# Yes!!! Going Out Again



## Y-Guy (Jan 30, 2004)

Was hoping my wife would want to go camping this weekend but not very excited about it. Then she saw that the Morrow County OHV Park put out a video and well our group and our son are on it. So she saw it and said lets go camping again!









Oh if you want to see the video you can view it here. its about 18mb. Sean is on his quad waving at the beginning and our group is seen riding by at the Pyramid rocks.

Pray for mud!!!


----------



## Moosegut (Sep 24, 2005)

Y-Guy said:


> Was hoping my wife would want to go camping this weekend but not very excited about it. Then she saw that the Morrow County OHV Park put out a video and well our group and our son are on it. So she saw it and said lets go camping again!
> 
> 
> 
> ...


Nice video. Now, THAT makes me want to go ATV'ing. Have a great weekend. If you need mud, we can spare some from New Jersey.

Scott


----------



## HootBob (Apr 26, 2004)

Great video ,have a good time
That makes me want to get one and go riding.
Now we have celebrity with us









Don


----------



## bill_pfaff (Mar 11, 2005)

I assume this is in Washington State. Don't think we can make it there on a three day weekend.

How do we get a place like that in Delaware???


----------



## camping479 (Aug 27, 2003)

Have a great time!!

Mike


----------



## PDX_Doug (Nov 16, 2004)

Very nice Steve. It looks like a great spot to ride!









Bill, the Morrow park is in Northeast Oregon.

Happy Trails,
Doug


----------



## gkaasmith (Aug 2, 2005)

SWEET! Beautiful scenery. Have fun!


----------



## 2blackdogs (Aug 25, 2005)

gkaasmith said:


> SWEET! Beautiful scenery. Have fun!
> 
> 
> 
> ...


We are going this wkend for sure.
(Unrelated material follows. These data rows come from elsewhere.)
diff --git a/rustybam_amd/csrc/k_liftover.hip b/rustybam_amd/csrc/k_liftover.hip
--- a/rustybam_amd/csrc/k_liftover.hip
+++ b/rustybam_amd/csrc/k_liftover.hip
@@ -2,27 +2,6 @@
 #include "rb_launch.h"
 #include <type_traits>
 #include <algorithm>
-
-__global__ __launch_bounds__(256) void rb_k_count_hits(rb_lift_params p) {
-    const uint64_t r = (uint64_t)blockIdx.x * blockDim.x + threadIdx.x;
-    if (r >= p.n_rec) return;
-    uint64_t cnt = 0;
-    const rb_norm_row *nr = &p.norm[r];
-    const uint32_t c = p.contig[r];
-    if (nr->status == RB_ST_OK && c < p.n_contig) {
-        const uint64_t ws = p.cw_off[c], we = p.cw_off[c + 1];
-        const uint64_t t_st = nr->t_st, t_en = nr->t_en;
-        if (p.cw_mono[c]) {
-            const uint64_t lo = rb_lower_en_gt(p.w_en, ws, we, t_st);
-            const uint64_t hi = rb_lower_st_ge(p.w_st, ws, we, t_en);
-            cnt = hi > lo ? hi - lo : 0;
-            p.win_lo[r] = (uint32_t)lo;
-        } else {
-            for (uint64_t i = ws; i < we; i++) cnt += (t_en > p.w_st[i] && t_st < p.w_en[i]) ? 1 : 0;
-        }
-    }
-    p.hit_off[p.canon_pos[r]] = cnt;
-}
 
 #define RB_SCAN_PER_BLOCK 2048
 __global__ __launch_bounds__(256) void rb_k_scan_partial(const uint64_t *v, uint64_t n, uint64_t *block_sums) {
@@ -125,6 +104,19 @@
     j.nh = (uint32_t)nh;
     j.lo = (explicit_w || !mono || !(f & RB_JOB_VALID) || nh == 0) ? 0u : p.win_lo[r];
     p.jobs[w] = j;
+}
+
+__global__ __launch_bounds__(256) void rb_k_jobs_h0(rb_lift_params p) {
+    const uint64_t r = (uint64_t)blockIdx.x * blockDim.x + threadIdx.x;
+    if (r >= p.n_rec) return;
+    const uint64_t k = p.canon_pos[r];
+    rb_job *j = &p.jobs[p.slot_of[r]];
+    const uint64_t h0 = p.hit_off[k], nh = p.hit_off[k + 1] - h0;
+    j->h0 = (uint32_t)h0;
+    if (h0 + nh > p.rows_cap) {
+        const uint32_t f = j->flags;
+        if (f & RB_JOB_VALID) j->flags = (f & ~(uint32_t)RB_JOB_VALID) | RB_JOB_ROWS_OVERFLOW, j->lo = 0u;
+    }
 }
 
 #define RB_RING_BASE 88
@@ -994,12 +986,8 @@
     hipLaunchKernelGGL(rb_k_finish, dim3(1), dim3(64), 0, stream, *p);
     return hipGetLastError();
 }
-extern "C" hipError_t rb_launch_count_and_scan(const rb_lift_params *p, uint64_t *block_sums, bool do_count, hipStream_t stream) {
+extern "C" hipError_t rb_launch_hit_scan(const rb_lift_params *p, uint64_t *block_sums, hipStream_t stream) {
     if (p->n_rec == 0) return hipSuccess;
-    if (do_count) {
-        const unsigned blocks = (unsigned)((p->n_rec + 255) / 256);
-        hipLaunchKernelGGL(rb_k_count_hits, dim3(blocks), dim3(256), 0, stream, *p);
-    }
     return rb_launch_exclusive_scan(p->hit_off, p->n_rec, block_sums, &p->counters->n_hits, stream);
 }
 extern "C" hipError_t rb_launch_exclusive_scan(uint64_t *v, uint64_t n, uint64_t *block_sums, uint64_t *total_out, hipStream_t stream) {
@@ -1008,6 +996,11 @@
     hipLaunchKernelGGL(rb_k_scan_partial, dim3((unsigned)nb), dim3(256), 0, stream, (const uint64_t *)v, n, block_sums);
     hipLaunchKernelGGL(rb_k_scan_top, dim3(1), dim3(256), 0, stream, block_sums, nb);
     hipLaunchKernelGGL(rb_k_scan_apply, dim3((unsigned)nb), dim3(256), 0, stream, v, n, (const uint64_t *)block_sums, total_out);
+    return hipGetLastError();
+}
+extern "C" hipError_t rb_launch_jobs_h0(const rb_lift_params *p, hipStream_t stream) {
+    if (p->n_rec == 0) return hipSuccess;
+    hipLaunchKernelGGL(rb_k_jobs_h0, dim3((unsigned)((p->n_rec + 255) / 256)), dim3(256), 0, stream, *p);
     return hipGetLastError();
 }
 extern "C" hipError_t rb_launch_make_jobs(const rb_lift_params *p, hipStream_t stream) {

Went to the rv and boat show this past wkend so its camping wkend here.
Judy & Bob & 2blackdogs


----------



## gkaasmith (Aug 2, 2005)

Hey blackdogs! action

Hows the weather in NM? Where bouts in NM are you? I'm going to be going thru NM in the next couple of days taking my mother in law to Phoenix. It's just too darn HOT here, forcasting 89 today.







HELLO, it's October and our trees haven't changed yet either.

Thanks!

-Kim


----------



## nonny (Aug 14, 2005)

WOW! That looks awesome. Makes me really want a quad now! Have fun!!


----------